Though intense pricing pressures and high SG&A expenses have contributed to the currently low net margins in the young healthcare technology industry, the escalating adoption of technology solutions and the ensuing reduction in SG&A expenses will boost net margins gradually in the near future.

“After FY 2010, profitability ratios, except return on capital employed, has decreased owing to the fall in total asset turnover,” said the analyst, Frost & Sullivan. “However, the return on capital employed has risen owing to the reduction in debt capital, which has shrunk interest expenses. The trend is expected to continue as long-term debts decline.”

This decline in healthcare technology firms’ debts can be primarily attributed to low net margins and short product lifecycles due to rapid technological advances. As a result, the debt-equity ratio has gone down nearly 38 percent during the period FY 2009-2012, implying that organizations are looking to enhance the equity stake in their capital.

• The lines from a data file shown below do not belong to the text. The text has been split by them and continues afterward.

static constexpr int EXACT_WAVES = 4;
static constexpr int EXACT_CHUNK = 256;
__global__ __launch_bounds__(64 * EXACT_WAVES) void asw_exact_eval_kernel(const AswExactArgs A)
{
#pragma clang fp contract(off)
    __shared__ double s_w[EXACT_WAVES][EXACT_CHUNK], s_c[EXACT_WAVES][EXACT_CHUNK];
    __shared__ uint64_t s_exp[256];
    for (int k = threadIdx.x; k < 256; k += blockDim.x) s_exp[k] = gm_exp_tab[k];
    __syncthreads();
    if (exact_overflowed(A)) return;
    const int lane = threadIdx.x & 63, wv = threadIdx.x >> 6;
    double *const sw = s_w[wv], *const sc = s_c[wv];
    const unsigned n = min(A.q.counter[0], A.q.cap);
    const int W = A.W, H = A.H, win = A.win, p = A.pad;
    for (unsigned e = blockIdx.x * EXACT_WAVES + wv; e < n; e += gridDim.x * EXACT_WAVES) {
        const u64 ent = A.q.entries[e];
        const uint32_t pix = (uint32_t)ent;
        const int d = (int)((ent >> 32) & 0xffff);
        const unsigned sides = (unsigned)(ent >> 48) & 3u;
        const int yr = (int)(pix / (uint32_t)W), x = (int)(pix - (uint32_t)yr * (uint32_t)W);
        const int y = A.row0 + yr, xr = x - d;
        const double *const cl = A.labL + 3 * ((size_t)y * W + x), *const cr = A.labR + 3 * ((size_t)y * W + xr);
        const double cl0 = cl[0], cl1 = cl[1], cl2 = cl[2], cr0 = cr[0], cr1 = cr[1], cr2 = cr[2];
        const int jlo = max(0, p - xr), jhi = min(win, W + p - x), ncol = jhi - jlo;
        const int ilo = max(0, p - y), ihi = min(win, H + p - y);
        const int ntap = (ihi - ilo) * ncol;
        const uint32_t s1 = A.wcap && A.q.flagL && A.q.flagL[pix] ? A.wslotL[pix] : 0xffffffffu;
        const uint32_t s2 = A.wcap && A.q.flagR && A.q.flagR[pix - (uint32_t)d] ? A.wslotR[pix - (uint32_t)d] : 0xffffffffu;
        const double *const t1 = s1 < A.wcap ? A.wtab + (size_t)s1 * win * win : nullptr;
        const double *const t2 = s2 < A.wcap ? A.wtab + (size_t)s2 * win * win : nullptr;
        double acc = 0.0;
        bool all_zero = false;
        if ((unsigned)(ent >> 48) & EXACT_HINT_ZERO) {
            bool nz = false;
            for (int t = lane; t < ntap; t += 64) {
                const int q = t / ncol, i = ilo + q, j = jlo + (t - q * ncol);
                const int ii = y - p + i, jj = xr - p + j, kk = x - p + j;
                nz = nz || __builtin_amdgcn_sad_u8(A.recL[(size_t)ii * W + kk].bgrx, A.recR[(size_t)ii * W + jj].bgrx, 0u) != 0u;
            }
            all_zero = __builtin_amdgcn_ballot_w64(nz) == 0;
        }
        for (int t0 = 0; t0 < (all_zero ? 0 : ntap); t0 += EXACT_CHUNK) {
            const int nt = min(EXACT_CHUNK, ntap - t0);
            for (int t = lane; t < nt; t += 64) {
                const int q = (t0 + t) / ncol, i = ilo + q, j = jlo + (t0 + t - q * ncol);
                const int ii = y - p + i, jj = xr - p + j, kk = x - p + j;
                const double pr = A.prox[i * win + j];
                double w1, w2;
                if (t1) w1 = t1[i * win + j];
                else {
                    const double *const tl = A.labL + 3 * ((size_t)ii * W + kk);
                    const double a0 = tl[0] - cl0, a1 = tl[1] - cl1, a2 = tl[2] - cl2;
                    w1 = pr * glibc_exp_t(-exact_sqrt(a0 * a0 + a1 * a1 + a2 * a2) / A.gammaC, s_exp);
                }
                if (t2) w2 = t2[i * win + j];
                else {
                    const double *const tr = A.labR + 3 * ((size_t)ii * W + jj);
                    const double b0 = tr[0] - cr0, b1 = tr[1] - cr1, b2 = tr[2] - cr2;
                    w2 = pr * glibc_exp_t(-exact_sqrt(b0 * b0 + b1 * b1 + b2 * b2) / A.gammaC, s_exp);
                }
                const int tad = min(40, (int)__builtin_amdgcn_sad_u8(A.recL[(size_t)ii * W + kk].bgrx, A.recR[(size_t)ii * W + jj].bgrx, 0u));
                const double ww = w1 * w2;
                sw[t] = ww;
                sc[t] = ww * tad;
            }
            __builtin_amdgcn_wave_barrier();
            asm volatile("s_waitcnt lgkmcnt(0)" ::: "memory");
            if (lane < 2) {
                const double *const src = lane ? sw : sc;
                int t = 0;
                for (; t + 16 <= nt; t += 16) {
                    double v[16];
#pragma unroll
                    for (int u = 0; u < 16; ++u) v[u] = src[t + u];
#pragma unroll
                    for (int u = 0; u < 16; ++u) acc += v[u];
                }
                for (; t < nt; ++t) acc += src[t];
            }
            asm volatile("s_waitcnt lgkmcnt(0)" ::: "memory");
            __builtin_amdgcn_wave_barrier();
        }
        const double tot = __shfl(acc, 1);
        if (lane == 0) {
            const double c = all_zero ? 0.0 : acc / tot;
            A.ecost[e] = c;
            const u64 bits = (u64)__double_as_longlong(c);
            if (sides & EXACT_SIDE_L) atomicMin(A.costL + pix, bits);
            if (sides & EXACT_SIDE_R) atomicMin(A.costR + (pix - (uint32_t)d), bits);
        }
    }
}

The increasing cash reserve in the healthcare technology industry, which has grown as a percentage of total assets between FY 2009 and FY 2012 except for a slight dip in FY 2011, highlights the comfortable liquidity maintained by firms in the global healthcare industry.

“Growing cash reserves, particularly in larger businesses, indicate the possibilities of mergers and acquisitions, with major pharmaceutical and medical device companies likely acquire healthcare technology companies,” noted the analyst. “Companies will also look to diminish their long-term debt and further strengthen their equity stake.”